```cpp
template <typename T, int TCO, int TCI>
WgradPlan plan_wgrad(const mg_conv_params& p) {
    constexpr int KSTEP = sizeof(T) == 2 ? 128 : 64;
    const int taps = p.R * p.S;
    const int nci = (p.Cin + TCI - 1) / TCI, nco = (p.Cout + TCO - 1) / TCO;
    const long tiles = (long)taps * nci * nco;
    static const long target = [] { const char* e = getenv("MG_WGRAD_BLOCKS"); return e ? atol(e) : 256l; }();
    const long n = (long)p.Cout * taps * p.Cin;
    long splits = p.M / (8 * KSTEP);
    static const long target_split = [] { const char* e = getenv("MG_WGRAD_BLOCKS_SPLIT"); return e ? atol(e) : 768l; }();
    long lo = ((splits > 1 ? target_split : target) + tiles - 1) / tiles;
    long by_rows = (p.M + 2 * KSTEP - 1) / (2 * KSTEP);
    if (lo > by_rows) lo = by_rows;
    if (splits < lo) splits = lo;
    if (splits > 2048 / tiles) splits = 2048 / tiles;
    if (splits > 512) splits = 512;
    if (splits > (16l << 20) / n) splits = (16l << 20) / n;
    if (p.m_dev) {
        static const long dev_splits = [] { const char* e = getenv("MG_WGRAD_DEV_SPLITS"); return e ? atol(e) : 128l; }();
        const long cap = (dev_splits * 9 + tiles - 1) / tiles;
        if (splits > cap) splits = cap;
    }
    if (splits < 1) splits = 1;
    int rpb = (int)((p.M + splits - 1) / splits);
    rpb = ((rpb + KSTEP - 1) / KSTEP) * KSTEP;
    splits = (p.M + rpb - 1) / rpb;
    return {splits, rpb};
}

template <typename T, int TCO, int TCI>
int launch_wgrad(const mg_conv_params& p, float* ws, long ws_floats, hipStream_t st) {
    constexpr bool BF = sizeof(T) == 2;
    constexpr int KSTEP = BF ? 128 : 64;
    constexpr int PAD = BF ? 8 : 16;
    const int taps = p.R * p.S;
    const int nci = (p.Cin + TCI - 1) / TCI, nco = (p.Cout + TCO - 1) / TCO;
    WgradPlan pl = plan_wgrad<T, TCO, TCI>(p);
    const long n = (long)p.Cout * taps * p.Cin;
    const bool out_bf16 = MG_IS16(p.dw_dtype);
    float* use_ws = nullptr;
    if ((pl.splits > 1 || out_bf16) && ws && ws_floats >= pl.splits * n) use_ws = ws;
    if (out_bf16 && !use_ws) return -4;
    mg_conv_params q = p;
    if (pl.splits == 1 && !out_bf16) use_ws = p.stats;
    dim3 grid(xcd_grid((long)pl.splits * taps * nci * nco));
    size_t stage = (size_t)KSTEP * (TCO + PAD + TCI + PAD) * sizeof(T);
    size_t red = (size_t)4 * TCO * (TCI + 1) * 4;
    size_t lds = stage > red ? stage : red;
    if (p.xf_scale) {
        if constexpr (BF && TCO == 32 && TCI == 32) {
            if (p.mode == MG_MODE_CONV) hipLaunchKernelGGL((igemm_wgrad_kernel<T, TCO, TCI, MG_MODE_CONV, true>), grid, dim3(256), lds, st, q, pl.rpb, use_ws);
            else if (p.mode == MG_MODE_GATHER) hipLaunchKernelGGL((igemm_wgrad_kernel<T, TCO, TCI, MG_MODE_GATHER, true>), grid, dim3(256), lds, st, q, pl.rpb, use_ws);
            else return MG_XF_UNSUPPORTED;
        } else return MG_XF_UNSUPPORTED;
    } else
    switch (p.mode) {
        case MG_MODE_CONV: hipLaunchKernelGGL((igemm_wgrad_kernel<T, TCO, TCI, MG_MODE_CONV>), grid, dim3(256), lds, st, q, pl.rpb, use_ws); break;
        case MG_MODE_TCONV: hipLaunchKernelGGL((igemm_wgrad_kernel<T, TCO, TCI, MG_MODE_TCONV>), grid, dim3(256), lds, st, q, pl.rpb, use_ws); break;
        case MG_MODE_GATHER: hipLaunchKernelGGL((igemm_wgrad_kernel<T, TCO, TCI, MG_MODE_GATHER>), grid, dim3(256), lds, st, q, pl.rpb, use_ws); break;
        default: return -2;
    }
    if (use_ws && (pl.splits > 1 || out_bf16)) {
        if (pl.splits > 32 && n <= (1l << 16)) {
            long b = (n + 3) / 4; if (b > 8192) b = 8192;
            MG_REDUCE_LAUNCH(wgrad_reduce_wave_kernel, b, use_ws, pl.splits);
        } else {
            long b = (n + 255) / 256; if (b > 2048) b = 2048;
            MG_REDUCE_LAUNCH(wgrad_reduce_kernel, b, use_ws, pl.splits);
        }
    }
    MG_CHECK_LAUNCH();
    return 0;
}

static inline bool wgrad_xf_rows_ok(const mg_conv_params& p) {
    if (!MG_IS16(p.dtype) || !p.m_dev || p.Cout > 32 || p.ldx % 8) return false;
    if (p.mode == MG_MODE_GATHER && p.R * p.S == 9) return p.Cin == 32 || (p.Cin == 64 && wgrad_gather9_eligible(p));
    return p.mode == MG_MODE_CONV && p.R * p.S == 1 && p.stride == 1 && p.pad == 0 && p.Cin == 32;
}
static inline bool wgrad_xf_ok(const mg_conv_params& p) {
    return (MG_IS16(p.dtype) && wgrad_halo_eligible(p) && !wgrad_c8_eligible(p) && !wgrad_gather9_eligible(p)) || wgrad_xf_rows_ok(p);
}

template <typename T>
int dispatch_wgrad(const mg_conv_params& p, float* ws, long ws_floats, long* need, hipStream_t st) {
    const bool small_co = p.Cout <= 32, small_ci = p.Cin <= 32;
    const long n = (long)p.Cout * p.R * p.S * p.Cin;
    if (p.xf_scale && !wgrad_xf_ok(p)) { if (need) { *need = 0; return 0; } return MG_XF_UNSUPPORTED; }
    if (sizeof(T) == 2 && wgrad_c8_eligible(p)) {
        const long splits = plan_wgrad_c8(p, nullptr);
        if (need) { *need = splits * n; return 0; }
        if (ws && ws_floats >= splits * n) return launch_wgrad_c8(p, ws, ws_floats, st);
    }
    if (sizeof(T) == 2 && wgrad_gather9_eligible(p)) {
        const long splits = plan_wgrad_gather9(p);
        if (need) { *need = splits * n; return 0; }
        if (ws && ws_floats >= splits * n) return launch_wgrad_gather9(p, ws, ws_floats, st);
    }
    if (sizeof(T) == 2 && wgrad_halo_eligible(p)) {
        if (need) { const WgradHaloPlan pl = plan_wgrad_halo(p); *need = (pl.splits > 1 || MG_IS16(p.dw_dtype)) ? pl.splits * n : 0; return 0; }
        const WgradHaloPlan pl = plan_wgrad_halo(p);
        if (pl.splits == 1 || (ws && ws_floats >= pl.splits * n)) return launch_wgrad_halo(p, ws, ws_floats, st);
    }
    if (p.xf_scale && !wgrad_xf_rows_ok(p)) return MG_XF_UNSUPPORTED;
#define MG_WG(TCO, TCI)                                                                             \
    do {                                                                                            \
        if (need) { WgradPlan pl = plan_wgrad<T, TCO, TCI>(p); *need = (pl.splits > 1 || MG_IS16(p.dw_dtype)) ? pl.splits * n : 0; return 0; } \
        return launch_wgrad<T, TCO, TCI>(p, ws, ws_floats, st);                                     \
    } while (0)
    if (small_co && small_ci) MG_WG(32, 32);
    if (small_co) MG_WG(32, 64);
    if (small_ci) MG_WG(64, 32);
    MG_WG(64, 64);
#undef MG_WG
}

int wgrad_check(const mg_conv_params* pp) {
    if (!pp) return -1;
    const mg_conv_params& p = *pp;
    const int ce = MG_IS16(p.dtype) ? 8 : 4;
    if (p.Cin % ce != 0 || p.ldx % ce != 0) return -3;
    if (p.mode == MG_MODE_GATHER && !p.nbr) return -5;
    if (!MG_IS16(p.dtype) && p.dtype != MG_F32) return -6;
    if (MG_IS16(p.dw_dtype) && p.dw_dtype != p.dtype) return -6;
    return 0;
}

}

bool mg_wgrad_xform_ok(const mg_conv_params& p) { return wgrad_xf_ok(p); }

extern "C" long mg_conv_wgrad_workspace(const mg_conv_params* pp) {
    if (wgrad_check(pp) || pp->M <= 0) return 0;
    long need = 0;
    if (MG_IS16(pp->dtype)) dispatch_wgrad<bf16raw>(*pp, nullptr, 0, &need, nullptr);
    else dispatch_wgrad<float>(*pp, nullptr, 0, &need, nullptr);
    return need;
}
// ... 57 lines not shown
```

Baseline: 767.8.

## Add warp-specialized pipelined wgrad halo kernel with async global-to-LDS loads

Adds a new 3x3 weight-gradient kernel that splits each 512-thread block into producer waves, which stream dy and halo'd x tiles into a multi-stage LDS ring using global_load_lds, and consumer waves, which run MFMA on transposed LDS reads. It is enabled by default through an environment toggle and falls back to the old halo kernel if the LDS attribute cannot be set. The aim is to hide global-load latency behind MFMA work and drop register staging. In exchange it uses more LDS per block, relies on hand-tuned vmcnt waits, and assumes the tile shape matches the existing split plan.

```diff
diff --git a/include/maggie_hip.h b/include/maggie_hip.h
--- a/include/maggie_hip.h
+++ b/include/maggie_hip.h
@@ -71,6 +71,7 @@
 int mg_conv_fprop(const mg_conv_params* p, void* stream);
 int mg_set_halo3(int on);
 int mg_set_halo3_cfg(int th, int bn, int ns);
+int mg_set_wgrad_h3(int on);
 int mg_conv_stat_rows(int M, int N, int Hout, int Wout);
 int mg_coop_error(int* out);
 int mg_set_bn_coop(int on);
diff --git a/maggie_amd/csrc/conv_wgrad.hip b/maggie_amd/csrc/conv_wgrad.hip
--- a/maggie_amd/csrc/conv_wgrad.hip
+++ b/maggie_amd/csrc/conv_wgrad.hip
@@ -5,6 +5,9 @@
 #include <type_traits>
 
 #define MG_STAMP(i)
+
+bool mg_wgrad_h3_on();
+int mg_wgrad_h3_gemm(const mg_conv_params& p, int tiles_per_block, long splits, float* slabs, hipStream_t st);
 
 namespace {
 
@@ -806,11 +809,15 @@
     const long cc = (long)(p.Cin / 32) * (p.Cout / 32);
     dim3 grid(xcd_grid(pl.splits * cc));
     const size_t lds = (size_t)(8 * 16 * (32 + 16) + 10 * 18 * (32 + 16)) * sizeof(bf16raw);
-    if (p.xf_scale) {
-        if (p.dtype == MG_F16) hipLaunchKernelGGL((igemm_wgrad_halo_kernel<1, 1, f16raw, true>), grid, dim3(256), lds, st, p, pl.tpb, use_ws);
-        else hipLaunchKernelGGL((igemm_wgrad_halo_kernel<1, 1, bf16raw, true>), grid, dim3(256), lds, st, p, pl.tpb, use_ws);
-    } else if (p.dtype == MG_F16) hipLaunchKernelGGL((igemm_wgrad_halo_kernel<1, 1, f16raw>), grid, dim3(256), lds, st, p, pl.tpb, use_ws);
-    else hipLaunchKernelGGL((igemm_wgrad_halo_kernel<1, 1>), grid, dim3(256), lds, st, p, pl.tpb, use_ws);
+    const int h3 = mg_wgrad_h3_on() ? mg_wgrad_h3_gemm(p, pl.tpb, pl.splits, use_ws, st) : 1;
+    if (h3 < 0) return h3;
+    if (h3 == 1) {
+        if (p.xf_scale) {
+            if (p.dtype == MG_F16) hipLaunchKernelGGL((igemm_wgrad_halo_kernel<1, 1, f16raw, true>), grid, dim3(256), lds, st, p, pl.tpb, use_ws);
+            else hipLaunchKernelGGL((igemm_wgrad_halo_kernel<1, 1, bf16raw, true>), grid, dim3(256), lds, st, p, pl.tpb, use_ws);
+        } else if (p.dtype == MG_F16) hipLaunchKernelGGL((igemm_wgrad_halo_kernel<1, 1, f16raw>), grid, dim3(256), lds, st, p, pl.tpb, use_ws);
+        else hipLaunchKernelGGL((igemm_wgrad_halo_kernel<1, 1>), grid, dim3(256), lds, st, p, pl.tpb, use_ws);
+    }
     if (use_ws != p.stats) {
         if (pl.splits >= 8) {
             const long b = (n + 31) / 32;
diff --git a/maggie_amd/csrc/conv_wgrad_h3.hip b/maggie_amd/csrc/conv_wgrad_h3.hip
--- /dev/null
+++ b/maggie_amd/csrc/conv_wgrad_h3.hip
@@ -0,0 +1,228 @@
+#include "common.h"
+#include "conv_xcd.h"
+#include "../../include/maggie_hip.h"
+#include <stdlib.h>
+
+namespace {
+
+__device__ uint4 mg_wh3_zero_page[4];
+
+typedef __attribute__((ext_vector_type(4))) short s16x4;
+typedef s16x4 __attribute__((address_space(3))) * lds_s16x4_ptr;
+typedef __attribute__((ext_vector_type(4))) unsigned int u32x4;
+typedef __attribute__((address_space(3))) void* lds_void_ptr;
+typedef const __attribute__((address_space(1))) void* gbl_void_ptr;
+
+template <int NS_> struct WH3 {
+    static constexpr int TH = 8, TW = 16, HH = TH + 2, PW = 24, NS = NS_;
+    static constexpr int Y_BYTES = TH * TW * 64;
+    static constexpr int X_PIECES = (HH * PW + 15) / 16;
+    static constexpr int X_PER_WAVE = (X_PIECES + 3) / 4;
+    static constexpr int Y_PER_WAVE = TH * TW / 16 / 4;
+    static constexpr int L = X_PER_WAVE + Y_PER_WAVE;
+    static constexpr int STAGE = Y_BYTES + X_PER_WAVE * 4 * 1024;
+    static constexpr int LDS = NS * STAGE;
+    static_assert(NS >= 2 && (NS - 1) * L <= 63, "vmcnt is a 6-bit counter");
+};
+
+template <int N> __device__ __forceinline__ void wh3_wait_vm() { asm volatile("s_waitcnt vmcnt(%0)" ::"n"(N) : "memory"); }
+template <int J, int L> __device__ __forceinline__ void wh3_wait_stages(int infl) {
+    if constexpr (J <= 0) wh3_wait_vm<0>();
+    else if (infl >= J) wh3_wait_vm<J * L>();
+    else wh3_wait_stages<J - 1, L>(infl);
+}
+
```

══════

Report the count of lines in the entries that contain "csrc". Nothing else should be given.

TASK ANSWER: 5